Let's start by comparing the agreement across studies for both the original and recomputed statistics. To do this, we start by merging the two datasets.

```{r merge-stats, warning = FALSE}
allSummarizedData <- inner_join(summarizedData, mySummarizedData,
                                by = c("drug", "cellLine"),
                                suffix = c("_original", "_updated"))
head(allSummarizedData)
```

We can also use some tidyverse magic to reorganize this data.

```{r long-merged}
longSummarizedData <-
    allSummarizedData %>%
    tidyr::gather(metric, value, -cellLine, -drug) %>%
    tidyr::separate(metric, c("metric", "study", "calc"), sep = "_")
head(longSummarizedData)
```

Notice now that each row corresponds to a unique cell line, drug, study, metric value for either the original or recomputed approach.

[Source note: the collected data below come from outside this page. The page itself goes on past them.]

@@ -182,14 +204,17 @@
         auto commit_t = [&](auto easy_, auto edge_, int j, const Stage& st) {
             constexpr int EASY = decltype(easy_)::value;
             constexpr bool EDGE = decltype(edge_)::value;
-            const int q = j & 1;
-            float* img = reinterpret_cast<float*>(halo0 + (j & 1) * CF_HALO_BYTES + ldso);
-            const f32x4 qa = q ? ka[1] : ka[0], qb = q ? kb[1] : kb[0], qd = q ? kd[1] : kd[0], qs = q ? ks[1] : ks[0], qt = q ? kt[1] : kt[0];
+            const int q = j & 3;
+            unsigned char* img = halo0 + (j & 1) * HALO_BYTES;
+            const float* kj = kq + CF_SC * q;
+            const f32x4 qa = *reinterpret_cast<const f32x4*>(kj), qd = *reinterpret_cast<const f32x4*>(kj + 64),
+                        qb = *reinterpret_cast<const f32x4*>(kj + 128), qs = *reinterpret_cast<const f32x4*>(kj + 192),
+                        qt = *reinterpret_cast<const f32x4*>(kj + 256);
             const __amdgpu_buffer_rsrc_t ro = cf_rsrc(SUM ? a.x_out : a.x1, tbytes);
 #pragma unroll
-            for (int k = 0; k < CF_ITEMS; ++k) {
-                if (k == CF_ITEMS - 1 && last_beyond) break;
-                const bool ok = !EDGE || ((st.bad >> (5 * k)) & 31u) == 0u;
+            for (int k = 0; k < ITEMS; ++k) {
+                if (k == ITEMS - 1 && last_beyond) break;
+                const bool ok = !EDGE || ((st.bad >> (4 * k)) & 15u) == 0u;
                 auto value = [&](int c) {
                     const float v = st.s1[k][c];
                     if (PRO == SISR_PRO_NONE) return v;
@@ -211,11 +236,11 @@
                     cf_split2(osum[2], osum[3], h1, l1);
                     const cf_u32x2 hw = {h0, h1}, lw = {l0, l1};
                     const cf_u32x2 z2 = {0u, 0u};
-                    *reinterpret_cast<cf_u32x2*>(img + k * 32 * CF_PSF) = ok ? hw : z2;
-                    *reinterpret_cast<cf_u32x2*>(img + k * 32 * CF_PSF + 16) = ok ? lw : z2;
+                    *reinterpret_cast<cf_u32x2*>(img + ldso[k]) = ok ? hw : z2;
+                    *reinterpret_cast<cf_u32x2*>(img + (ldso[k] ^ 32)) = ok ? lw : z2;
                 } else
-                *reinterpret_cast<f32x4*>(img + k * 32 * CF_PSF) = ok ? osum : zero4;
-                if (SUM && hc == 0 && ((flags >> (5 * k)) & 31u) == 0u)
+                *reinterpret_cast<f32x4*>(img + ldso[k]) = ok ? osum : zero4;
+                if (SUM && hc == 0 && ((flags >> (4 * k)) & 15u) == 0u)
                     __builtin_amdgcn_raw_buffer_store_b128(__builtin_bit_cast(cf_u32x4, osum), ro, st.origin + (unsigned)rel[k], 0, 0);
             }
         };
@@ -229,21 +254,11 @@
             }
         };
 
+        constexpr bool LATE1 = TWO && G > 1;
         issue(0, stA);
-        issue(1, stB);
-#pragma unroll
-        for (int q = 0; q < 2; ++q)
-#pragma unroll
-            for (int j = 0; j < 4; ++j) {
-                const int c = q * 32 + quad * 4 + j;
-                constexpr bool AFF = PRO == SISR_PRO_AFFINE_ACT || (TWO && PRO != SISR_PRO_ACT_BWD);
-                ka[q][j] = fin ? kfin[c] : AFF ? a.pa[c] : 1.f;
-                kd[q][j] = fin ? kfin[64 + c] : AFF ? a.pd[c] : 0.f;
-                kb[q][j] = (TWO && !SUM && PRO != SISR_PRO_ACT_BWD) ? a.pb[c] : 0.f;
-                ks[q][j] = PRO == SISR_PRO_BNACT_BWD ? a.ps[c] : 0.f;
-                kt[q][j] = PRO == SISR_PRO_BNACT_BWD ? a.pt[c] : 0.f;
-            }
+        if (!LATE1) issue(1, stB);
         fill_weights();
+        if (LATE1) issue(1, stB);
         __syncthreads();
         if (n_stages > 0) commit(0, stA);
         __syncthreads();
@@ -269,16 +284,24 @@
     } else {
         const int co = a.shuffle ? 32 * (hc & 1) + l31 : 32 * hc + l31;
         const int ph = hc >> 1;
-        const int abase = SPLIT ? ((2 * wave + (l31 >> 4)) * CF_IW + (l31 & 15)) * CF_PSF * 4 + 16 * kk
-                                : (((2 * wave + (l31 >> 4)) * CF_IW + (l31 & 15)) * CF_PSF + 16 * kk) * 4;
-        const int bbase = SPLIT ? l31 * CF_WROW * 4 + 16 * kk : (l31 * CF_WROW + 16 * kk) * 4;
-        const float bv = a.bias != nullptr ? a.bias[a.shuffle ? co * 4 + ph : co] : 0.f;
+        int ao[3][2];
+#pragma unroll
+        for (int tc = 0; tc < 3; ++tc)
+#pragma unroll
+            for (int v = 0; v < 2; ++v) {
+                const int u = (l31 & 15) + tc, slot = SPLIT ? 2 * v + kk : 2 * kk + v;
+                ao[tc][v] = ((2 * wave + (l31 >> 4)) * IWP + u) * CF_PIXB + ((slot ^ cf_swz(u)) << 4);
+                asm volatile("" : "+v"(ao[tc][v]));
+            }
+        const unsigned char* bbase = lds + l31 * CF_WROW * 4 + (SPLIT ? 16 * kk : 32 * kk);
+        const float bv = !BWD && a.bias != nullptr ? a.bias[a.shuffle ? co * 4 + ph : co] : 0.f;
         float st_shift = 0.f, st_s1 = 0.f, st_s2 = 0.f;
         int st_n = 0;
         const __amdgpu_buffer_rsrc_t ry = cf_rsrc(a.y, a.shuffle ? 4u * tbytes : tbytes), rr = cf_rsrc(a.res != nullptr ? a.res : a.y, tbytes);
-        f32x16 acc;
-        f32x16 rv, xv;
-        const bool has_x = a.bnb_part != nullptr;
+        f32x16 acc[G];
+        const bool has_res = BWD && a.res != nullptr;
+        const bool has_x = BNB && a.bnb_part != nullptr;
+        const bool has_stat = !BWD && a.stat_part != nullptr;
         const __amdgpu_buffer_rsrc_t rxb = cf_rsrc(has_x ? a.bnb_x : a.y, tbytes);
         float b_sc = 0.f, b_sf = 0.f, b_mu = 0.f, b_is = 0.f, b_slope = 1.f;
         float rs1 = 0.f, rs2 = 0.f, rsl = 0.f;
@@ -286,123 +309,62 @@
             b_sc = a.bnb_scale[co]; b_sf = a.bnb_shift[co]; b_mu = a.bnb_mean[co]; b_is = a.bnb_invstd[co];
             b_slope = a.bnb_slope_p ? a.bnb_slope_p[0] : a.bnb_slope;
         }
-        fill_weights();
-        __syncthreads();
-        __syncthreads();
-        for (int j = 0; j < n_stages; ++j) {
-            const int q = j & 1;
-            CFT(4 + 6 * j);
-            int n, ty, tx;
-            tile_coords(stream + (j >> 1) * a.streams, n, ty, tx);
-            const unsigned obase = a.shuffle ? (unsigned)((((n * 2 * a.H + 2 * (ty * CF_TH + 2 * wave) + (ph >> 1)) * 2 * a.W + 2 * tx * CF_TW + (ph & 1)) * 64 + co) * 4)
-                                             : (unsigned)((((n * a.H + ty * CF_TH + 2 * wave) * a.W + tx * CF_TW) * 64 + co) * 4);
-            const int orow = a.shuffle ? 4 * a.W * 256 : a.W * 256, ocol = a.shuffle ? 512 : 256;
-            if (q == 0) {
-#pragma unroll
-                for (int i = 0; i < 16; ++i) acc[i] = bv;
-            } else {
-                if (a.res != nullptr) {
+        unsigned obase_kk = 0;
+        const int orow = a.shuffle ? 4 * a.W * 256 : a.W * 256, ocol = a.shuffle ? 512 : 256;
+        auto stage = [&](auto buf_, int j) __attribute__((always_inline)) {
+            constexpr int BUF = decltype(buf_)::value;
+            const int h = j & 3;
+            f32x16 rv[G], xv[G];
+            auto request = [&](int g) __attribute__((always_inline)) {
+                if (has_res) {
 #pragma unroll
                     for (int i = 0; i < 16; ++i) {
-                        const int p = mfma_row(i, lane);
-                        rv[i] = __builtin_bit_cast(float, __builtin_amdgcn_raw_buffer_load_b32(rr, obase + (unsigned)(((p >> 4) * a.W + (p & 15)) * 256), 0, 0));
+                        rv[g][i] = __builtin_bit_cast(float, __builtin_amdgcn_raw_buffer_load_b32(rr, obase_kk, ((i >> 3) * a.W + 16 * g + (i & 3) + 8 * ((i >> 2) & 1)) * 256, 0));
                     }
                 }
                 if (has_x) {
 #pragma unroll
                     for (int i = 0; i < 16; ++i) {
-                        const int p = mfma_row(i, lane);
-                        xv[i] = __builtin_bit_cast(float, __builtin_amdgcn_raw_buffer_load_b32(rxb, obase + (unsigned)(((p >> 4) * a.W + (p & 15)) * 256), 0, 0));
+                        xv[g][i] = __builtin_bit_cast(float, __builtin_amdgcn_raw_buffer_load_b32(rxb, obase_kk, ((i >> 3) * a.W + 16 * g + (i & 3) + 8 * ((i >> 2) & 1)) * 256, 0));
                     }
                 }
-            }
-            const unsigned char* ab = halo0 + (j & 1) * CF_HALO_BYTES + abase;
-            const unsigned char* bb = lds + q * CF_WCHUNK_BYTES + bbase;
-            if constexpr (SPLIT) {
-                bf16x8 ah[9][2], al[9][2], bh[9][2], bl[9][2];
-                auto fetch_s = [&](int t) {
-                    const unsigned char* pa = ab + ((t / 3) * CF_IW + (t % 3)) * CF_PSF * 4;
-                    const unsigned char* pb = bb + t * 32 * CF_WROW * 4;
-#pragma unroll
-                    for (int ks = 0; ks < 2; ++ks) {
-                        ah[t][ks] = *reinterpret_cast<const bf16x8*>(pa + 32 * ks);
-                        bh[t][ks] = *reinterpret_cast<const bf16x8*>(pb + 32 * ks);
-                        al[t][ks] = *reinterpret_cast<const bf16x8*>(pa + 64 + 32 * ks);
-                        bl[t][ks] = *reinterpret_cast<const bf16x8*>(pb + 64 + 32 * ks);
-                    }
-                };
-                fetch_s(0);
-                fetch_s(1);
-                __builtin_amdgcn_sched_barrier(0);
-#pragma unroll
-                for (int t = 0; t < 9; ++t) {
-                    if (t + 2 < 9) fetch_s(t + 2);
-#pragma unroll
-                    for (int ks = 0; ks < 2; ++ks) {
-                        acc = __builtin_amdgcn_mfma_f32_32x32x16_bf16(al[t][ks], bh[t][ks], acc, 0, 0, 0);
-                        acc = __builtin_amdgcn_mfma_f32_32x32x16_bf16(ah[t][ks], bl[t][ks], acc, 0, 0, 0);
-                        acc = __builtin_amdgcn_mfma_f32_32x32x16_bf16(ah[t][ks], bh[t][ks], acc, 0, 0, 0);
-                    }
-                    __builtin_amdgcn_sched_barrier(0);
-                }
-            } else {
-            f32x4 af[18][2], bf[18][2];
-            auto fetch = [&](int u) {
-                const int t = u >> 1, s0 = 8 * (u & 1);
-#pragma unroll
-                for (int v = 0; v < 2; ++v) {
-                    af[u][v] = *reinterpret_cast<const f32x4*>(ab + (((t / 3) * CF_IW + (t % 3)) * CF_PSF + s0 + 4 * v) * 4);
-                    bf[u][v] = *reinterpret_cast<const f32x4*>(bb + ((t * 32) * CF_WROW + s0 + 4 * v) * 4);
-                }
             };
-            fetch(0);
-            fetch(1);
-            __builtin_amdgcn_sched_group_barrier(0x100, 8, 0);
-#pragma unroll
-            for (int u = 0; u < 18; ++u) {
-                if (u + 2 < 18) fetch(u + 2);
-#pragma unroll
-                for (int s = 0; s < 8; ++s) acc = __builtin_amdgcn_mfma_f32_32x32x2f32(af[u][s >> 2][s & 3], bf[u][s >> 2][s & 3], acc, 0, 0, 0);
-                if (u + 2 < 18) __builtin_amdgcn_sched_group_barrier(0x100, 4, 0);
-                __builtin_amdgcn_sched_group_barrier(0x008, 8, 0);
-            }
-            }
-            CFT(6 + 6 * j);
-            if (q == 1) {
-                if (a.res != nullptr) {
-#pragma unroll
-                    for (int i = 0; i < 16; ++i) acc[i] += rv[i];
+            auto finish = [&](int g) __attribute__((always_inline)) {
+                f32x16& ac = acc[g];
+                if (has_res) {
+#pragma unroll
+                    for (int i = 0; i < 16; ++i) ac[i] += rv[g][i];
                 }
                 if (has_x) {
                     if (a.bnb_act) {
 #pragma unroll
                         for (int i = 0; i < 16; ++i) {
-                            float gv = acc[i];
-                            const float z = b_sc * xv[i] + b_sf;
+                            float gv = ac[i];
+                            const float z = b_sc * xv[g][i] + b_sf;
                             const bool neg = !(z > 0.f);
                             rsl += neg ? gv * z : 0.f;
                             gv = neg ? gv * b_slope : gv;
                             rs1 += gv;
-                            rs2 += gv * ((xv[i] - b_mu) * b_is);
+                            rs2 += gv * ((xv[g][i] - b_mu) * b_is);
                         }
                     } else {
 #pragma unroll
                         for (int i = 0; i < 16; ++i) {
-                            rs1 += acc[i];
-                            rs2 += acc[i] * ((xv[i] - b_mu) * b_is);
+                            rs1 += ac[i];
+                            rs2 += ac[i] * ((xv[g][i] - b_mu) * b_is);
                         }
                     }
                 }
-                if (a.stat_part != nullptr) {
+                if (has_stat) {
                     if (st_n == 0) {
                         float s = 0.f;
 #pragma unroll
-                        for (int i = 0; i < 16; ++i) s += acc[i];
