# Illumina/canvas

Measured on AMD Instinct MI355X. Metric: genome-bins/sec (bin+clean+partition), higher is better.
Workload: dtype u8/int32 (bin), f32/f64 (clean, viterbi); 1 GPU; BASELINE configs[2]: whole-genome GRCh38 60x single sample, full bin+clean+partition HIP path on 1 MI355X per sample; bins_after_clean=4686240, bin_size=534, partition=PerSampleHMM, clean_flags=-g -s -r --local-sd-metric-file, segments=250, samples=1

## Files before the change

### canvas_amd/csrc/hmm.hip

```cpp
#include "common.hpp"
#include <type_traits>
#include "select.hpp"
#include "quantize.hpp"
#include <mutex>
#include <cmath>
#include <thread>
#include <cstring>
#include <limits>
#include <algorithm>

#define NSTATE 5

struct HmmParams {
    double logA[NSTATE][NSTATE];
    double logPi[NSTATE];
    int32_t tableLen;
    double maxThreshold;
};

__global__ void __launch_bounds__(256) k_keys_cov_f32(const double* __restrict__ cov, int64_t n, uint32_t* __restrict__ keys) {
    int64_t i = (int64_t)blockIdx.x * 256 + threadIdx.x;
    if (i < n) keys[i] = key_of_float((float)cov[i]);
}

// ... 232 lines not shown
            e = eNext;
        }
        __syncthreads();
        if (l < steps)
            psi[C.begin + t0 + l] = (uint16_t)(sPsi[0][l] | (sPsi[1][l] << 3) | (sPsi[2][l] << 6) | (sPsi[3][l] << 9) | (sPsi[4][l] << 12));
        __syncthreads();
    }
    double d[NSTATE];
#pragma unroll
    for (int i = 0; i < NSTATE; i++) d[i] = readlane_f64(delta, i);
    if (l == 0) {
        int best = -1; double m1 = NEG;
#pragma unroll
        for (int i = 0; i < NSTATE; i++) if (d[i] > m1) { best = i; m1 = d[i]; }
        lastState[cidx] = best;
    }
}


#define VB 128
#define VW0 16
#define VW 128
#define VW2 64
#define PQ 8
#define MAP_IDENT (0u | (1u << 3) | (2u << 6) | (3u << 9) | (4u << 12))
struct VitBlock { int32_t chrom; int32_t t0; };
struct __attribute__((aligned(4))) VecI4 { int v[4]; };
struct __attribute__((aligned(8))) VecD2 { double v[2]; };
struct __attribute__((aligned(2))) VecH8 { uint32_t w[4]; };

template <int J, bool TWO = false>
__device__ __forceinline__ void vit_state(const double (&d)[NSTATE], double e, const HmmParams& P, double& outDelta, uint32_t& outArg) {
    const double NEG = -1.7976931348623157e308;
    const double cOff = e + P.logA[J == 0 ? 1 : 0][J], cDiag = e + P.logA[J][J];
    const double t_0 = d[0] + (TWO ? (J == 0 ? cDiag : cOff) : (e + P.logA[0][J]));
    const double t_1 = d[1] + (TWO ? (J == 1 ? cDiag : cOff) : (e + P.logA[1][J]));
    const double t_2 = d[2] + (TWO ? (J == 2 ? cDiag : cOff) : (e + P.logA[2][J]));
    const double t_3 = d[3] + (TWO ? (J == 3 ? cDiag : cOff) : (e + P.logA[3][J]));
    const double t_4 = d[4] + (TWO ? (J == 4 ? cDiag : cOff) : (e + P.logA[4][J]));
    double a = __builtin_fmax(__builtin_fmax(__builtin_fmax(t_0, t_1), __builtin_fmax(t_2, t_3)), t_4);
    uint32_t ia = t_3 == a ? 3u : 4u;
    ia = t_2 == a ? 2u : ia; ia = t_1 == a ? 1u : ia; ia = t_0 == a ? 0u : ia;
    if (!(a > NEG)) { a = NEG; ia = 0; }
    outDelta = a; outArg = ia;
}
template <bool TWO = false>
__device__ __forceinline__ uint32_t vit_step5(double (&d)[NSTATE], const double (&e)[NSTATE], const HmmParams& P) {
    double n0, n1, n2, n3, n4; uint32_t a0, a1, a2, a3, a4;
    vit_state<0, TWO>(d, e[0], P, n0, a0); vit_state<1, TWO>(d, e[1], P, n1, a1); vit_state<2, TWO>(d, e[2], P, n2, a2);
    vit_state<3, TWO>(d, e[3], P, n3, a3); vit_state<4, TWO>(d, e[4], P, n4, a4);
    d[0] = n0; d[1] = n1; d[2] = n2; d[3] = n3; d[4] = n4;
    return a0 | (a1 << 3) | (a2 << 6) | (a3 << 9) | (a4 << 12);
}
__device__ __forceinline__ void vit_init5(double (&d)[NSTATE], const double (&e)[NSTATE], const HmmParams& P) {
#pragma unroll
    for (int j = 0; j < NSTATE; j++) { double lik = e[j] + P.logA[0][j]; d[j] = P.logPi[j] + lik - P.logA[0][j]; }
}
__device__ __forceinline__ int vit_best5(const double (&d)[NSTATE]) {
    int best = -1; double m1 = -1.7976931348623157e308;
#pragma unroll
    for (int i = 0; i < NSTATE; i++) if (d[i] > m1) { best = i; m1 = d[i]; }
    return best;
}
__device__ __forceinline__ uint32_t map_get(uint32_t m, uint32_t j) { return (m >> (3u * j)) & 7u; }
__device__ __forceinline__ uint32_t map_compose(uint32_t outer, uint32_t inner) {
    return map_get(outer, map_get(inner, 0)) | (map_get(outer, map_get(inner, 1)) << 3) | (map_get(outer, map_get(inner, 2)) << 6) |
           (map_get(outer, map_get(inner, 3)) << 9) | (map_get(outer, map_get(inner, 4)) << 12);
}
__device__ __forceinline__ double sel5(const double (&d)[NSTATE], uint32_t i) {
    double r = d[0];
    r = i == 1 ? d[1] : r; r = i == 2 ? d[2] : r; r = i == 3 ? d[3] : r; r = i == 4 ? d[4] : r;
    return r;
}
__device__ __forceinline__ void vit_emissions(double (&e)[NSTATE], const double* __restrict__ sTab, const double* __restrict__ logPmf, bool useLds, int tableLen, int k) {
    if (useLds) {
#pragma unroll
        for (int j = 0; j < NSTATE; j++) e[j] = sTab[k * NSTATE + j];
    } else {
#pragma unroll
        for (int j = 0; j < NSTATE; j++) e[j] = logPmf[(size_t)j * tableLen + k];
    }
}
__device__ __forceinline__ void vit_stage_table(double* sTab, const double* __restrict__ logPmf, int tableLen, bool useLds) {
    if (useLds) for (int i = threadIdx.x; i < tableLen * NSTATE; i += blockDim.x) { int s = i / tableLen, k = i - s * tableLen; sTab[k * NSTATE + s] = logPmf[i]; }
    __syncthreads();
}
__device__ __forceinline__ int wave_max_i32(int v) {
#pragma unroll
    for (int d = 32; d >= 1; d >>= 1) { int o = __shfl_xor(v, d); v = o > v ? o : v; }
    return v;
}

template <typename T>
__global__ void __launch_bounds__(256) k_make_blocks(const int32_t* __restrict__ first, int nchr, int n, int per, T* __restrict__ out) {
    const int i = blockIdx.x * 256 + threadIdx.x;
    if (i >= n) return;
    int lo = 0, hi = nchr - 1;
    while (lo < hi) { int mid = (lo + hi + 1) >> 1; if (first[mid] <= i) lo = mid; else hi = mid - 1; }
    while (lo < nchr - 1 && first[lo + 1] <= i) lo++;
    T b; b.chrom = lo; b.t0 = (i - first[lo]) * per;
    out[i] = b;
}

template <typename T> __device__ __forceinline__ void make_block_entry(const int32_t* __restrict__ first, int nchr, int i, int per, T* __restrict__ out) {
    int lo = 0, hi = nchr - 1;
    while (lo < hi) { int mid = (lo + hi + 1) >> 1; if (first[mid] <= i) lo = mid; else hi = mid - 1; }
    while (lo < nchr - 1 && first[lo + 1] <= i) lo++;
    T b; b.chrom = lo; b.t0 = (i - first[lo]) * per;
    out[i] = b;
}
#define HMM_BYVAL 64
struct HmmDescPack { HmmChrom chroms[HMM_BYVAL]; int64_t off[HMM_BYVAL + 1]; int32_t first[HMM_BYVAL + 1], firstChunk[HMM_BYVAL + 1], firstS[HMM_BYVAL + 1], firstGroup[HMM_BYVAL + 1]; };
struct HmmDescDev { HmmChrom* chroms; int64_t* off; int32_t* first; int32_t* firstChunk; int32_t* firstS; int32_t* firstGroup; };
template <typename VB_T, typename BB_T>
__global__ void __launch_bounds__(256) k_hmm_setup(const HmmDescPack pack, int usePack, HmmDescDev D, int nchr,
                                                   int nblocks, int nblocksS, int nchunks, int vb, int vbs, int bbChunk, VB_T* __restrict__ vBlocks, VB_T* __restrict__ sBlocks, BB_T* __restrict__ bChunks,
                                                   const double* __restrict__ cov, int64_t N, double maxThreshold, int32_t* __restrict__ idx, int32_t* __restrict__ dLast, int32_t* __restrict__ dFail) {
    const int32_t* first = usePack ? pack.first : D.first; const int32_t* firstS = usePack ? pack.firstS : D.firstS; const int32_t* firstChunk = usePack ? pack.firstChunk : D.firstChunk;
    if (usePack && blockIdx.x == 0) {
        for (int c = threadIdx.x; c < nchr; c += 256) D.chroms[c] = pack.chroms[c];
        for (int c = threadIdx.x; c <= nchr; c += 256) { D.off[c] = pack.off[c]; D.first[c] = pack.first[c]; D.firstChunk[c] = pack.firstChunk[c]; D.firstS[c] = pack.firstS[c]; D.firstGroup[c] = pack.firstGroup[c]; }
    }
    const int64_t i = (int64_t)blockIdx.x * 256 + threadIdx.x;
    if (i < nblocks) make_block_entry(first, nchr, (int)i, vb, vBlocks);
    if (i < nblocksS) make_block_entry(firstS, nchr, (int)i, vbs, sBlocks);
    if (i < nchunks) make_block_entry(firstChunk, nchr, (int)i, bbChunk, bChunks);
    if (i < nchr) { dLast[i] = -1; dFail[i] = 0; }
    if (cov && i < N) {
        double x = cov[i];
        x = x > maxThreshold ? maxThreshold : x;
        const int32_t k = (int32_t)rint(x);
        idx[i] = k < 0 ? 0 : k;
    }
}
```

Using this data, we take a look at how the original and recomputed values compare.

```{r plot-compare-calc, warning = FALSE, fig.width = 10, fig.height = 10}
longSummarizedData %>%
    tidyr::spread(calc, value) %>%
    ggplot(aes(x = original, y = updated)) +
    geom_point(alpha = 1/5) +
    geom_abline(color = 'blue') +
    facet_wrap(~ metric + study, scales = "free") +
    ggtitle("Comparison of original and recomputed metrics")
```

If the values were identical, they would lie across the blue diagonal line. Do the original and recomputed values agree? If not, are there any clear differences between the two? Recall that in an earlier analysis we also looked at IC50 values after log-transformation. How does the plot look after applying a log-transformation to these data?

We can also take a look at how the agreement of metrics between studies with both the original and recomputed values.

```{r plot-compare-study, warning = FALSE, fig.width = 10, fig.height = 10}
longSummarizedData %>%
    tidyr::spread(study, value) %>%
    ggplot(aes(x = CCLE, y = GDSC)) +
    geom_point(alpha = 1/5) +
    geom_abline(color = 'blue') +
    facet_wrap(~ metric + calc, scales = "free") +
    ggtitle("Comparison of studies with original and recomputed metrics")
```

Consider also computing correlation measures between the two studies with the original and recomputed values. Do the recomputed values improve or change the results of the analysis?